Collected data:
template <int POOL>
__device__ __forceinline__ void band_prep_block(const BandArgs& A, const int pblock, int nlist, int nent) {
  const FwdArgs& a = A.f;
  const BandPlan& P = A.p;
  const int tid = threadIdx.x, lane = tid & (kWave - 1);
  constexpr int LPR = POOL <= 8 ? 8 : 16;
  constexpr int RPP = kBandThreads / LPR;
  if (pblock < nlist) {
    __shared__ int hist[kBandMaxBands], cursor[kBandMaxBands];
    const int sub = pblock % kBandSub, lvl = (pblock / kBandSub) % a.L.nlvl;
    const int img = pblock / (kBandSub * a.L.nlvl);
    if (a.L.stride[lvl] < 0) return;
    int first_valid = 0;
    while (a.L.stride[first_valid] < 0) ++first_valid;
    const int H = a.L.H[lvl], W = a.L.W[lvl], nb = P.nbands[lvl], owned = P.owned[lvl];
    const float scale = a.L.scale[lvl];
    const int rsub = (a.R + kBandSub - 1) / kBandSub;
    const int rbeg = sub * rsub, rend = rbeg + rsub < a.R ? rbeg + rsub : a.R;
    if (tid < kBandMaxBands) hist[tid] = 0;
    __syncthreads();
    const int rr = tid / LPR, p = tid % LPR;
// ... 55 lines not shown
      int run = 0;
      for (int b = 0; b < nb; ++b) {
        cursor[b] = run;
        P.seg[(P.unit_base[lvl] + img * nb + b) * kBandSub + sub] = make_int2(run, hist[b]);
        run += hist[b];
      }
    }
    __syncthreads();
    auto emit = [&](int n, int band) {
      unsigned long long todo = __ballot(band >= 0);
      while (todo) {
        const int src = __builtin_ctzll(todo);
        const int bb = __builtin_amdgcn_readlane(band, src);
        const unsigned long long m = __ballot(band == bb);
        int base = 0;
        if (lane == src) base = atomicAdd(&cursor[bb], __popcll(m));
        base = __builtin_amdgcn_readlane(base, src);
        if (band == bb)
          items[base + __builtin_amdgcn_mbcnt_hi((unsigned)(m >> 32), __builtin_amdgcn_mbcnt_lo((unsigned)m, 0))] =
              (unsigned)n | ((unsigned)p << 16);
        todo &= ~m;
      }
    };
#pragma unroll
    for (int k = 0; k < KP; ++k)
      if (k < npass) emit(rbeg + k * RPP + rr, keep[k]);
    for (int k = KP; k < npass; ++k) {
      const int n = rbeg + k * RPP + rr;
      emit(n, classify(n));
    }
    return;
  }
  if (pblock == nlist && tid < kBandMaxUnits) P.chan_ctr[tid] = 0;
  const int eb = pblock - nlist;
  const int nroi = a.B * a.R;
  if (eb < nent) {
    const long e = (long)eb * kBandThreads + tid;
    if (e >= (long)nroi * 2 * POOL) return;
    const int p = (int)(e % POOL), ax = (int)((e / POOL) % 2), n = (int)(e / (2 * POOL));
    const float4 bx = *reinterpret_cast<const float4*>(a.rois + (long)n * 4);
    const int lvl = a.L.nlvl > 1 ? fpn_level(bx.x, bx.y, bx.z, bx.w, a.L) : 0;
    if (lvl < 0) return;
    const int H = a.L.H[lvl], W = a.L.W[lvl];
    float val[2] = {0.f, 0.f}, frac[2] = {0.f, 0.f};
    int off[4];
    const int cnt = ax == 0 ? axis_samples(p, POOL, bx.y, bx.w, a.L.scale[lvl], H, W, val, frac, off)
                            : axis_samples(p, POOL, bx.x, bx.z, a.L.scale[lvl], W, 1, val, frac, off);
    const float qnan = __int_as_float(0x7fc00000);
    const bool v0 = cnt >= 1, v1 = cnt >= 2;
    uint4 en;
    if (ax == 0) {
      en.x = (v0 ? (unsigned)off[0] | (off[1] != off[0] ? 1u << 20 : 0u) : 0u) | (cnt < 0 ? 1u << 31 : 0u);
      en.y = v1 ? (unsigned)off[2] | (off[3] != off[2] ? 1u << 20 : 0u) : 0u;
    } else {
      en.x = (v0 ? (unsigned)off[0] | (off[1] == off[0] ? 1u << 12 : 0u) : 0u) |
             (v1 ? (unsigned)off[2] << 13 | (off[3] == off[2] ? 1u << 25 : 0u) : 0u) | (cnt < 0 ? 1u << 26 : 0u);
      en.y = 0u;
    }
    en.z = __float_as_uint(v0 ? frac[0] : qnan);
    en.w = __float_as_uint(v1 ? frac[1] : qnan);
    (ax == 0 ? P.rowent : P.colent)[(long)n * POOL + p] = en;
    if (P.rowval) (ax == 0 ? P.rowval : P.colval)[(long)n * POOL + p] = make_float2(val[0], val[1]);
    return;
  }
  if (a.amax8) {
    const long e = (long)(eb - nent) * kBandThreads + tid;
    if (e >= (long)nroi * 6 * POOL) return;
    const int j = (int)(e % (6 * POOL)), n = (int)(e / (6 * POOL));
    const float4 bx = *reinterpret_cast<const float4*>(a.rois + (long)n * 4);
    const int lvl = a.L.nlvl > 1 ? fpn_level(bx.x, bx.y, bx.z, bx.w, a.L) : 0;
    if (lvl < 0) return;
    const bool row = j < 3 * POOL;
    const int jj = row ? j : j - 3 * POOL;
    const float v = row ? sample_coord(jj / 3, POOL, bx.y, bx.w, a.L.scale[lvl], a.L.H[lvl], jj % 3)
                        : sample_coord(jj / 3, POOL, bx.x, bx.z, a.L.scale[lvl], a.L.W[lvl], jj % 3);
    float* cb = a.coords + (long)n * kCoordWords * (POOL + POOL);
    cb[j] = v;
    store_tap(cb + 3 * (POOL + POOL) + 2 * j, v, row ? a.L.H[lvl] : a.L.W[lvl]);
  }
}

template <int POOL>
__global__ __launch_bounds__(kBandThreads) void roi_fwd_prep_kernel(BandArgs A) {
  band_prep_block<POOL>(A, (int)blockIdx.x, A.p.nlist, A.p.nent);
}
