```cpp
#if defined(HR_EXPERIMENTS)
static const int PS_NRUN = 4, PS_NBLK = 8, PS_P1BLK = 4;
struct PsLayout {
    static const size_t STATE_WORDS = (size_t)16 * SEED_LANES;
    static const size_t HALF_WORDS = PS_NRUN * STATE_WORDS;
    static const size_t GROUP_WORDS = 2 * HALF_WORDS;
};
static_assert(SEED_RING_GROUPS * PsLayout::GROUP_WORDS <= SEED_RING_WORDS_MAX, "the ring allocation of the producer / consumer kernel holds it");
struct PsStateOut {
    u64 *base;
    __device__ __forceinline__ void state(int k, u64 a, u64 b, u64 c, u64 d, u64 e, u64 f, u64 g, u64 h, u64 A, u64 B, u64 C, u64 D, u64 E, u64 F, u64 G, u64 H) {
        typedef u64 u64x2 __attribute__((ext_vector_type(2)));
        u64x2 *dst = reinterpret_cast<u64x2 *>(base + (size_t)k * PsLayout::STATE_WORDS);
        const u64x2 q[8] = {{a, b}, {c, d}, {e, f}, {g, h}, {A, B}, {C, D}, {E, F}, {G, H}};
#pragma unroll
        for (int j = 0; j < 8; j++) asm volatile("global_store_dwordx4 %0, %1, off sc1\n\ts_nop 1" : : "v"(dst + j * SEED_LANES), "v"(q[j]) : "memory");
    }
};
struct PsLane { uint32_t col, run; bool on; };
__device__ __forceinline__ PsLane ps_lane(uint32_t slot, uint32_t lane) {
    const uint32_t L = slot * 64u + lane;
    PsLane l;
    l.on = L < (uint32_t)(PS_NRUN * SEED_LANES);
    const uint32_t Lc = l.on ? L : 0u;
    l.run = Lc / (uint32_t)SEED_LANES; l.col = Lc - l.run * (uint32_t)SEED_LANES;
    return l;
}
struct PsRegs {
    typedef u64 u64x2_t __attribute__((ext_vector_type(2)));
    u64x2_t v[8];
    __device__ __forceinline__ void load(const u64 *ring_wg, uint64_t g, uint32_t half, const PsLane &l) {
        const u64 *regs = ring_wg + (g & (SEED_RING_GROUPS - 1)) * PsLayout::GROUP_WORDS + half * PsLayout::HALF_WORDS + (size_t)l.run * PsLayout::STATE_WORDS + (size_t)l.col * 2u;
#pragma unroll
        for (int q = 0; q < 8; q++) v[q] = __builtin_nontemporal_load(reinterpret_cast<const u64x2_t *>(regs + q * (2 * SEED_LANES)));
    }
    __device__ __forceinline__ void run(unsigned char *lds_half, const PsLane &l) const {
        u64 st16[16];
#pragma unroll
        for (int q = 0; q < 8; q++) { st16[2 * q] = v[q].x; st16[2 * q + 1] = v[q].y; }
        LdsHalfMem m{reinterpret_cast<u64 *>(lds_half) + l.col + (size_t)(l.run * (uint32_t)PS_NBLK) * 8u * SEED_LANES};
        if (l.on) isaac_init_run<PS_NBLK>(m, st16);
    }
};
template <bool PROF>
struct PsRoundSync {
    static constexpr bool ON = true;
    static constexpr int N1 = 104, K1 = 2, N2 = 148, K2 = 2;
    unsigned long long *pc, *tm; mutable int k;
    __device__ __forceinline__ void mid() const {
        if (PROF) { unsigned long long now = __builtin_readcyclecounter(); pc[3 + 2 * k] += now - *tm; *tm = now; }
        __builtin_amdgcn_s_barrier();
        if (PROF) { unsigned long long now = __builtin_readcyclecounter(); pc[4 + 2 * k] += now - *tm; *tm = now; k++; }
    }
};
template <int PROF>
__device__ __forceinline__ void seed_ps_consumer(const RenderParams &rp, int lens_shape, const PcRange &r, unsigned char *smem, uint32_t lane, uint32_t half,
                                                 float *__restrict__ recs, uint32_t *__restrict__ ovf, u64 *__restrict__ win, Counters *cnt) {
    uint32_t *ovf_list = ovf + (size_t)(blockIdx.x * 2u + half) * rp.ovf_cap;
    uint32_t ovf_count = 0;
    const PsLane sl = ps_lane(0u, lane);
    PsRegs regs;
    constexpr bool P = PROF != 0;
    unsigned long long pc[8] = {0, 0, 0, 0, 0, 0, 0, 0}, tm = 0;
#define HR_STAMP(i) do { if (P) { unsigned long long now_ = __builtin_readcyclecounter(); pc[i] += now_ - tm; tm = now_; } } while (0)
    const uint32_t colr = lane < (uint32_t)SEED_LANES ? lane : 0u;
    unsigned char *lds_half = smem + (size_t)half * SEED_LDS_HALF_BYTES;
    LdsHalfMem m{reinterpret_cast<u64 *>(lds_half) + colr};
    const uint64_t n_groups = r.G1 - r.G0;
    __syncthreads();
    if (n_groups >= 1) regs.load(r.ring_wg, r.G0, half, sl);
    if (half == 1u && n_groups >= 1) { __builtin_amdgcn_s_barrier(); __builtin_amdgcn_s_barrier(); }
    for (uint64_t it = 1; it <= n_groups; it++) {
        const uint64_t g = r.G0 + it - 1;
        const uint64_t pid = g * SEED_COLS + half * SEED_LANES + colr;
        const bool in_range = pid < r.paths;
        const uint32_t item = (uint32_t)((in_range ? pid : r.paths - 1) >> 6), j = (uint32_t)((in_range ? pid : r.paths - 1) & 63u);
        uint32_t tile = item / rp.num_k;
        uint32_t px, py, sub;
        tile_lane_frame_pixel(rp, tile, j, px, py, sub);
        const bool valid = in_range && px < rp.width && py < rp.height;
        if (P) tm = __builtin_readcyclecounter();
        __syncthreads();
        HR_STAMP(0);
        regs.run(lds_half, sl);
        HR_STAMP(1);
        __syncthreads();
        HR_STAMP(2);
        if (it < n_groups) regs.load(r.ring_wg, r.G0 + it, half, sl);
        RecStore rs(recs, pid);
        RecordTail<RecStore> lt(rs, lens_shape);
        if (lane < (uint32_t)SEED_LANES) {
            isaac_round_deep28(m, lt, PsRoundSync<P>{pc, &tm, 0});
            lt.finish();
        }
        ovf_note(lane < (uint32_t)SEED_LANES && valid && lt.overflow(), pid, ovf_list, ovf_count, rp.ovf_cap);
        HR_STAMP(7);
    }
    if (half == 0u && n_groups >= 1) { __builtin_amdgcn_s_barrier(); __builtin_amdgcn_s_barrier(); }
#undef HR_STAMP
    if (P && lane == 0 && half + 1u == (uint32_t)PROF)
        for (int i = 0; i < 8; i++) atomicAdd(&cnt->seed_phase[i], pc[i]);
    const bool lane_on = lane < (uint32_t)SEED_LANES;
    seed_fixup_wave(rp, lens_shape, m, colr, lane_on, ovf_list, ovf_count, win + (size_t)(blockIdx.x * 2u + half) * SEED_WIN_WORDS, recs, cnt);
}
template <int PROF>
__device__ __forceinline__ void seed_ps_producer(const RenderParams &rp, const PcRange &r, unsigned char *smem, uint32_t lane, uint32_t half, Counters *cnt) {
    constexpr bool P = PROF == 3;
    unsigned long long pc[8] = {0, 0, 0, 0, 0, 0, 0, 0}, tm = 0;
#define HR_STAMP(i) do { if (P) { unsigned long long now_ = __builtin_readcyclecounter(); pc[i] += now_ - tm; tm = now_; } } while (0)
    const IsaacWarm warm = isaac_warm();
    const PsLane sl = ps_lane(1u + half, lane);
    PsRegs regs;
    const uint64_t n_groups = r.G1 - r.G0;
    uint64_t frontier = r.first_path & ~63ull;
    AheadRegs job;
    PsStateOut job_out{nullptr};
    bool job_on = false, job_open = false;
    auto part1 = [&](uint64_t upto) -> bool {
        const uint64_t need = upto * SEED_COLS;
        for (; frontier < need && frontier < r.end_path; frontier += 64) {
            if (((frontier >> 6) & 1u) != half) continue;
            const uint64_t pid0 = frontier + lane;
            job_on = pid0 >= r.first_path && pid0 < r.end_path && !(rp.pad[2] & 4u);
            const uint64_t ppid = pid0 >= r.first_path && pid0 < r.end_path ? pid0 : r.end_path - 1;
            const uint32_t item = (uint32_t)(ppid >> 6), j = (uint32_t)(ppid & 63u);
            uint32_t tile = item / rp.num_k, k = item - tile * rp.num_k;
            uint32_t px, py, sub;
            tile_lane_frame_pixel(rp, tile, j, px, py, sub);
            bool pvalid = px < rp.width && py < rp.height;
            u64 s, t;
            path_seed_words(rp.width, rp.height, pvalid ? px : 0u, pvalid ? py : 0u, sub, s, t);
            const uint64_t g = ppid / SEED_COLS;
            const uint32_t c80 = (uint32_t)(ppid - g * SEED_COLS), hh = c80 >= (uint32_t)SEED_LANES ? 1u : 0u;
            job_out.base = r.ring_wg + (g & (SEED_RING_GROUPS - 1)) * PsLayout::GROUP_WORDS + hh * PsLayout::HALF_WORDS + (size_t)(c80 - hh * (uint32_t)SEED_LANES) * 2u;
            if (job_on) isaac_ahead_part1<PS_P1BLK>(job_out, warm, 8700304ULL, (u64)(rp.sampling_begin + k * rp.stride), s, t, job);
            frontier += 64;
            return true;
        }
        return false;
    };
    auto part2 = [&]() {
        if (job_on) isaac_ahead_part2<PS_NRUN, PS_NBLK, PS_P1BLK>(job_out, job);
        __builtin_amdgcn_s_waitcnt(0);
    };
    while (part1(r.G0 + 2)) part2();
    __syncthreads();
    if (P) tm = __builtin_readcyclecounter();
    for (uint64_t it = 1; it <= n_groups; it++) {
        const uint64_t g = r.G0 + it - 1;
        for (uint32_t hw = 0; hw < 2u; hw++) {
            regs.load(r.ring_wg, g, hw, sl);
            HR_STAMP(hw ? 3 : 7);
// ... 255 lines not shown
```
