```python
class DetectorPipeline:

    def __init__(self, make_engine, depth: int = 3, **detector_kw):
        self.detectors: List[FCNObjectDetector] = []
        first = None
        with replica_streams():
            for _ in range(max(int(depth), 1)):
                eng = make_engine(first)
                first = first or eng
                self.detectors.append(FCNObjectDetector(eng, **detector_kw))
        self._queue: List[FCNObjectDetector] = []
        self._next = 0

    def submit(self, frame: np.ndarray) -> None:
        if len(self._queue) >= len(self.detectors):
            raise RuntimeError("DetectorPipeline: %d frames already in flight" % len(self._queue))
        d = self.detectors[self._next]
        self._next = (self._next + 1) % len(self.detectors)
        d.submit(frame)
        self._queue.append(d)

    def collect(self) -> Tuple[np.ndarray, np.ndarray]:
        if not self._queue:
            raise RuntimeError("DetectorPipeline: nothing in flight")
        return self._queue.pop(0).collect()

    def run_detector_batches(self, batches) -> List[List[Tuple[np.ndarray, np.ndarray]]]:
        out, queue, nxt = [], [], 0
        for frames in batches:
            if len(queue) == len(self.detectors):
                out.append(queue.pop(0).collect_batch())
            d = self.detectors[nxt]
            nxt = (nxt + 1) % len(self.detectors)
            d.submit_batch(frames)
            queue.append(d)
        while queue:
            out.append(queue.pop(0).collect_batch())
        return out

    def run_detector_stream(self, frames) -> List[Tuple[np.ndarray, np.ndarray]]:
        out = []
        for f in frames:
            if len(self._queue) == len(self.detectors):
                out.append(self.collect())
            self.submit(f)
        while self._queue:
            out.append(self.collect())
        return out

    def close(self) -> None:
        for d in self.detectors:
            d.engine.close()
```

fcn_object_detector_amd/engine.py:

```python
from __future__ import annotations

import ctypes as C
import os
import threading
from collections import namedtuple
from dataclasses import dataclass, field
from typing import Callable, Dict, List, Optional, Sequence, Tuple, Union

import numpy as np

from . import lib as L
from . import region as RG
from . import ssd as SSD
from . import storage as S
from . import tune as T
from .netspec import (ACT_TYPES, Layer, NetSpec, argmax_form, bn_global_stats, crop_window, interp_size, is_rectangular, is_scale_gate, kernel_stride_pad,
                      layer_dilation, layer_geometry, scale_gate_form)
from .storage import _r4, _ra, ip_pack_bank, ip_unpack_bank

F32 = np.float32


def graphs_enabled() -> bool:
    return os.environ.get("FCN_NO_GRAPH", "0") in ("", "0")
# ... 199 lines not shown
    def contiguous(self) -> bool:
        return self.coffset == 0 and self.cstride == self.channels


class Op:

    def __init__(self, kind: str, name: str, run: Callable[[Optional[int]], None], flops: float = 0.0, bytes_: float = 0.0):
        self.kind = kind
        self.name = name
        self.run = run
        self.flops = flops
        self.bytes = bytes_


Range = Tuple[int, int, int]


@dataclass(eq=False)
class ConvTask:
    layer: Layer
    desc: L.ConvDesc
    flops: float
    bytes: float
    reads: List[Range]
    writes: List[Range]


@dataclass(eq=False)
class OpTask:
    layer: Layer
    ops: List[Op]
    reads: List[Range]
    writes: List[Range]
    pool_desc: Optional[L.PoolDesc] = None
    rconv: Optional[L.RConvDesc] = None
    dwconv: Optional[L.DwConvDesc] = None


Task = Union[ConvTask, OpTask]


@dataclass(eq=False)
class BnChain:
    x: str
    y: str
    bn: Optional[Layer] = None
    scale: Optional[Layer] = None
    relu: Optional[Layer] = None
    mids: List[str] = field(default_factory=list)
    save: Optional["DeviceBuffer"] = None
    global_stats: bool = False


@dataclass(eq=False)
class ArgChain:
    x: str
    y: str
    argmax: Optional[Layer] = None
    interp: Optional[Layer] = None
    softmax: Optional[Layer] = None
    mids: List[str] = field(default_factory=list)


def ranges_hit(a: Sequence[Range], b: Sequence[Range]) -> bool:
    return any(x[0] == y[0] and x[1] < y[2] and y[1] < x[2] for x in a for y in b)


def task_waits(later: Task, earlier: Task) -> bool:
    return ranges_hit(later.reads, earlier.writes) or ranges_hit(later.writes, earlier.writes) or ranges_hit(later.writes, earlier.reads)


def task_levels(tasks: Sequence[Task], group_convs: bool = True) -> List[int]:
    levels: List[int] = []
    for i, ti in enumerate(tasks):
        levels.append(max([levels[j] + 1 for j in range(i) if task_waits(ti, tasks[j])], default=0) if group_convs else i)
    return levels


def task_floats(tasks: Sequence[Task], levels: Sequence[int], i: int) -> bool:
    return not any(levels[j] == levels[i] + 1 and task_waits(tj, tasks[i]) for j, tj in enumerate(tasks) if j != i)
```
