# mandt-lab/vbq

Measured on AMD Instinct MI355X. Metric: quantized latents/sec (32-lambda sweep; one count per (element, lambda) pair and entropy-model build), higher is better.
Workload: dtype f32; 1 GPU; kodak24_c256 [36864 x 256] f32, 32-lambda sweep, N=10; step = two-pass entropy-model build (quantizer.py:82-150); elements_per_gpu=9437184, lambdas=32, parallelism=element-sharded x1, launch=one HIP graph replay per step

## Files before the change

### include/vbq.h

```cpp
#ifndef VBQ_H_
#define VBQ_H_

#include <stddef.h>
#include <stdint.h>

#ifdef __cplusplus
extern "C" {
#endif

#define VBQ_ABI_VERSION 5

enum {
    VBQ_OK = 0,
    VBQ_ERR_INVALID_ARGUMENT = -1,
    VBQ_ERR_UNSUPPORTED = -2,
    VBQ_ERR_LAUNCH = -3,
    VBQ_ERR_WORKSPACE = -4
};

enum {
    VBQ_LAYOUT_BC = 0,
    VBQ_LAYOUT_CB = 1,
    VBQ_LAYOUT_BC_TO_CB = 2
};

enum {
    VBQ_MODE_F32 = 0,
    VBQ_MODE_F64_SCORE = 1
};

int vbq_abi_version(void);
const char *vbq_last_error(void);


enum { VBQ_GRID_K1 = 0, VBQ_GRID_K1T = 1 };
int vbq_solve_grid(int32_t kernel, int64_t n_rows, int32_t n_ch, int32_t workgroups_per_cu, int32_t reserved_workgroups,
                   int64_t *h_grid);

int vbq_device_count(void);
int vbq_device_name(int dev, char *buf, size_t buflen);

size_t vbq_quantize_workspace_bytes(int32_t n_ch, int32_t n_lambda, int32_t N);

int vbq_check_inputs_f32(const float *d_mu, const float *d_sigma, int64_t n, uint32_t *d_bad, void *stream);

int vbq_quantize_f32(const float *d_mu, const float *d_sigma, int64_t n_rows, int32_t n_ch,
                     int32_t layout, const float *d_table_lm, const float *d_level_len,
                     const double *h_lambdas, int32_t n_lambda, int32_t N, int32_t mode,
                     uint16_t *d_out_idx, float *d_out_zhat, float *d_out_bits,
                     void *d_workspace, size_t workspace_bytes, void *stream);

int vbq_n_bit_intervals_f32(const float *d_z_cb, int64_t n_rows, int32_t n_ch, const float *d_table_lm, int32_t N,
                            float *d_left, float *d_right, void *stream);

int vbq_quantize_rows_f32(const float *d_mu, const float *d_sigma, int64_t n_rows, int32_t n_ch,
                          int32_t layout, const float *d_table_lm, const float *d_level_len,
                          const double *h_lambdas, int32_t n_lambda, int32_t N, int32_t mode,
                          uint16_t *d_out_idx, float *d_out_zhat, float *d_out_bits,
                          void *d_workspace, size_t workspace_bytes, int64_t row_begin, int64_t row_end,
                          int32_t workgroups_per_cu, int32_t reserved_workgroups, void *stream);

int vbq_level_counts_f32(const float *d_mu, const float *d_sigma, int64_t n_rows, int32_t n_ch,
                         int32_t layout, const float *d_table_lm, const float *d_level_len,
                         const double *h_lambdas, int32_t n_lambda, int32_t N, int64_t *d_level_counts,
                         void *d_workspace, size_t workspace_bytes, int32_t reserved_workgroups, void *stream);

int vbq_code_lengths_from_counts(const void *d_counts, int32_t counts_are_i32, int64_t n,
                                 const float *d_lut, int64_t lut_n, int32_t level_period,
                                 float *d_out_len, float *d_out_model, void *stream);

typedef void (*vbq_f32_loop)(char **args, const intptr_t *dimensions, const intptr_t *steps, void *data);
typedef struct vbq_host_stage {
    const void *h_counts;
    int32_t counts_are_i32;
    int32_t add_level;
    int64_t n_rows;
    int64_t K;
    float add_n_smoothing;
    int32_t status;
    vbq_f32_loop log2_loop;
    void *log2_data;
    float *h_out_model;
    float *h_out_len;
    int64_t runs;
} vbq_host_stage;
int vbq_host_neg_log2_freq_f32(const void *h_counts, int32_t counts_are_i32, int64_t n_rows, int64_t K, float add_n_smoothing,
                               int32_t add_level, vbq_f32_loop log2_loop, void *log2_data, float *h_out_model,
                               float *h_out_len);
void vbq_host_stage_run(void *stage);

int vbq_argmax_candidates_f32(const float *d_P, const float *d_len, int32_t len_per_lambda,
                              const float *d_mu, const float *d_sigma, int64_t n_elems,
                              const double *h_lambdas, int32_t n_lambda, int32_t M, int32_t mode,
                              int32_t *d_out_j, float *d_out_zhat, float *d_out_bits, void *stream);
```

◆ **Task brief**
Up to and including the line that holds "const int eb = pblock - nlist;", reproduce the records above exactly from their first line, and give nothing else.

◆ **Result**
template <int POOL>
__device__ __forceinline__ void band_prep_block(const BandArgs& A, const int pblock, int nlist, int nent) {
  const FwdArgs& a = A.f;
  const BandPlan& P = A.p;
  const int tid = threadIdx.x, lane = tid & (kWave - 1);
  constexpr int LPR = POOL <= 8 ? 8 : 16;
  constexpr int RPP = kBandThreads / LPR;
  if (pblock < nlist) {
    __shared__ int hist[kBandMaxBands], cursor[kBandMaxBands];
    const int sub = pblock % kBandSub, lvl = (pblock / kBandSub) % a.L.nlvl;
    const int img = pblock / (kBandSub * a.L.nlvl);
    if (a.L.stride[lvl] < 0) return;
    int first_valid = 0;
    while (a.L.stride[first_valid] < 0) ++first_valid;
    const int H = a.L.H[lvl], W = a.L.W[lvl], nb = P.nbands[lvl], owned = P.owned[lvl];
    const float scale = a.L.scale[lvl];
    const int rsub = (a.R + kBandSub - 1) / kBandSub;
    const int rbeg = sub * rsub, rend = rbeg + rsub < a.R ? rbeg + rsub : a.R;
    if (tid < kBandMaxBands) hist[tid] = 0;
    __syncthreads();
    const int rr = tid / LPR, p = tid % LPR;
// ... 55 lines not shown
      int run = 0;
      for (int b = 0; b < nb; ++b) {
        cursor[b] = run;
        P.seg[(P.unit_base[lvl] + img * nb + b) * kBandSub + sub] = make_int2(run, hist[b]);
        run += hist[b];
      }
    }
    __syncthreads();
    auto emit = [&](int n, int band) {
      unsigned long long todo = __ballot(band >= 0);
      while (todo) {
        const int src = __builtin_ctzll(todo);
        const int bb = __builtin_amdgcn_readlane(band, src);
        const unsigned long long m = __ballot(band == bb);
        int base = 0;
        if (lane == src) base = atomicAdd(&cursor[bb], __popcll(m));
        base = __builtin_amdgcn_readlane(base, src);
        if (band == bb)
          items[base + __builtin_amdgcn_mbcnt_hi((unsigned)(m >> 32), __builtin_amdgcn_mbcnt_lo((unsigned)m, 0))] =
              (unsigned)n | ((unsigned)p << 16);
        todo &= ~m;
      }
    };
#pragma unroll
    for (int k = 0; k < KP; ++k)
      if (k < npass) emit(rbeg + k * RPP + rr, keep[k]);
    for (int k = KP; k < npass; ++k) {
      const int n = rbeg + k * RPP + rr;
      emit(n, classify(n));
    }
    return;
  }
  if (pblock == nlist && tid < kBandMaxUnits) P.chan_ctr[tid] = 0;
  const int eb = pblock - nlist;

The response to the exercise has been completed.